Having known that handleInvalidToken is called for unauthenticated user, we can proceed with the second rule: When unauthenticated user tries to access / page, we should redirect them to /login


Because there is no other condition to meet, we just return the result of redirectToLogin which can be simplified to NextResponse.redirect(new URL(“/login”)) . It also makes sure user does not fall into redirect loop.


Lastly,

handleError: async (error) => {
 console.error('Unhandled authentication error', {error});
      
 return redirectToLogin(request, {
   path: '/login',
   publicPaths: PUBLIC_PATHS
 });
}


Contrary to handleInvalidToken , handleError is called when something unexpected* happens and possibly needs to be investigated. You can find a list of possible errors with their description in the documentation


In case of an error, we log this fact and safely redirect user to the login page


*handleError can be called with INVALID_ARGUMENT error after Google public keys are updated.

This is a form of key rotation and is expected. See this Github issue for more info


Now, that’s it. Finally.


Let’s log-out from our web app and open http://localhost:3000/. We should be redirected to /login page.

Let’s log in again, and try to enter http://localhost:3000/login. We should be redirected to / page.


Not only we provided seamless user experience. next-firebase-auth-edge is zero-bundle size library that’s working only in the App’s server and does not introduce additional client-side code. The resulting bundle is truly minimal. That is what I call perfect.


Our app is now fully integrated with Firebase Authentication both in Server and Client components. We are ready to unleash the full potential of Next.js!




The app’s source code can be found in next-firebase-auth-edge/examples/next-typescript-minimal


Epilogue

In this guide, we’ve went through integrating new Next.js app with Firebase Authentication.


Although quite extensive, the article omitted some important parts of the authentication flow, such as password reset form or sign in methods other than email and password.


If you’re interested in the library, you can preview full-fledged next-firebase-auth-edge starter demo page.

It features Firestore integration, Server Actions, App-Check support and more


The library provides a dedicated documentation page with tons of examples


If you liked the article, I would appreciate starring next-firebase-auth-edge repository. Cheers! 🎉



Bonus – Deploying app to Vercel

This bonus guide will teach you how to deploy your Next.js app to Vercel

Creating git repository

To be able to deploy to Vercel, you will need to create a repository for your new app.


Head to https://github.com/ and create a new repository.


create-next-app already initiated a local git repository for us, so you just need to follow to your project’s root folder and run:


git add --all
git commit -m "first commit"
git branch -M main
git remote add origin [email protected]:path-to-your-new-github-repository.git
git push -u origin main


Adding new Vercel project

Go to https://vercel.com/ and sign in with your Github account


After you’ve logged in, go to Vercel’s Overview page and click Add New > Project


Click Import next to the Github repository we’ve just created. Don’t deploy yet.

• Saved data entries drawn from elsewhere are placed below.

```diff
@@ -198,14 +336,25 @@
   return NV_OK;
 }
 
+extern "C" int nv_skinny_set_mode(int mode) { g_skinny_mode = (mode == 1 || mode == 2) ? mode : 0; return 0; }
+
 extern "C" int nv_skinny_nn(int epi, int R, int N, int K, const void* A, long lda, const void* W, long ldw, const void* u, long ldu, void* out, long ldo,
                             float* dcol, int accumulate, unsigned long drop_seed, float drop_p, void* stream) {
   NV_CHECK_ARG(drop_p == 0.f || (epi == SK_NN_DGELU && (ldo % N) == 0), "nv_skinny_nn: dropout only with epilogue 0, `out` a row-strided view of a dense [M, N] tensor");
   const DropCfg drop = make_drop(drop_seed, drop_p);
   NV_CHECK_ARG(R > 0 && N > 0 && K > 0 && (N % 8) == 0 && (ldw % 8) == 0 && A && W && out && nv_aligned16(W), "nv_skinny_nn: N, ldw must be multiples of 8, W 16-byte aligned");
   NV_CHECK_ARG(epi >= 0 && epi <= 2 && (epi != SK_NN_DGELU || u) && (!dcol || (epi == SK_NN_DGELU && R <= SK_R)), "nv_skinny_nn: epilogue 0 needs u; column sums only with epilogue 0 and R <= 4");
+  hipStream_t s = (hipStream_t)stream;
+  if (nn_split_form(K)) {
+    const NnSplit sp = nn_split(R, N, K);
+    const dim3 grid(sp.groups, sp.slices, sp.ksplit), block(256);
+#define SK_NS(E) hipLaunchKernelGGL((skinny_nn_split_kernel<E, T>), grid, block, 0, s, (const r16*)A, lda, R, (const r16*)W, ldw, N, K, (const r16*)u, ldu, out, ldo, dcol, accumulate, sp.ksplit, sp.chunk, 0L, 0, drop)
+    NV_DISPATCH_OPERAND(T, if (epi == SK_NN_DGELU) SK_NS(SK_NN_DGELU); else if (epi == SK_NN_F32) SK_NS(SK_NN_F32); else SK_NS(SK_NN_BF16));
+#undef SK_NS
+    NV_CHECK_LAUNCH("nv_skinny_nn");
+    return NV_OK;
+  }
   const dim3 grid((N + NN_COLS - 1) / NN_COLS, (R + SK_R - 1) / SK_R), block(1024);
-  hipStream_t s = (hipStream_t)stream;
   nn_attrs();
 #define SK_NN(E) hipLaunchKernelGGL((skinny_nn_kernel<E, T>), grid, block, NN_LDS, s, (const r16*)A, lda, R, (const r16*)W, ldw, N, K, (const r16*)u, ldu, out, ldo, dcol, accumulate, 0L, 0, drop)
   NV_DISPATCH_OPERAND(T, if (epi == SK_NN_DGELU) SK_NN(SK_NN_DGELU); else if (epi == SK_NN_F32) SK_NN(SK_NN_F32); else SK_NN(SK_NN_BF16));
@@ -219,6 +368,16 @@
   NV_CHECK_ARG(R > 0 && N > 0 && K > 0 && (N % 8) == 0 && (ldw % 8) == 0 && A && W && out && nv_aligned16(W) && nv_aligned16(out) && keep_every >= 1 &&
                    (long)(R - 1) * keep_every < total_rows && (long)R * keep_every >= total_rows,
                "nv_skinny_nn_sparse: N, ldw multiples of 8; W, out 16-byte aligned; R = ceil(total_rows / keep_every) (every kept row is computed: the fill skips them all)");
+  if (nn_split_form(K)) {
+    const NnSplit sp = nn_split(R, N, K);
+    const int fill = (NS_TARGET_WGS + sp.groups * sp.slices - 1) / (sp.groups * sp.slices);
+    const dim3 grid(sp.groups, sp.slices, sp.ksplit + fill), block(256);
+    NV_DISPATCH_OPERAND(T, hipLaunchKernelGGL((skinny_nn_split_kernel<SK_NN_BF16, T>), grid, block, 0, (hipStream_t)stream, (const r16*)A, lda, R, (const r16*)W, ldw, N, K,
+                                              (const r16*)nullptr, 0L, out, (long)N * keep_every, (float*)nullptr, 0, sp.ksplit, sp.chunk, total_rows, keep_every,
+                                              make_drop(0, 0.f)));
+    NV_CHECK_LAUNCH("nv_skinny_nn_sparse");
+    return NV_OK;
+  }
   const dim3 grid((N + NN_COLS - 1) / NN_COLS, (R + SK_R - 1) / SK_R, 2), block(1024);
   nn_attrs();
   NV_DISPATCH_OPERAND(T, hipLaunchKernelGGL((skinny_nn_kernel<SK_NN_BF16, T>), grid, block, NN_LDS, (hipStream_t)stream, (const r16*)A, lda, R, (const r16*)W, ldw, N, K,
```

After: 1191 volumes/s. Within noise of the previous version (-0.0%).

Before we deploy, we need to provide project configuration. Let’s add some environment variables:

Deploying to Vercel


Remember to set USE_SECURE_COOKIES to true , as Vercel uses HTTPS by default


Now, we are ready to click Deploy


Wait a minute or two, and you should be able to access your app with url similar to this: https://next-typescript-minimal-xi.vercel.app/


Done. I bet you didn’t expect it to be that easy.




If you liked the guide, I would appreciate starring next-firebase-auth-edge repository.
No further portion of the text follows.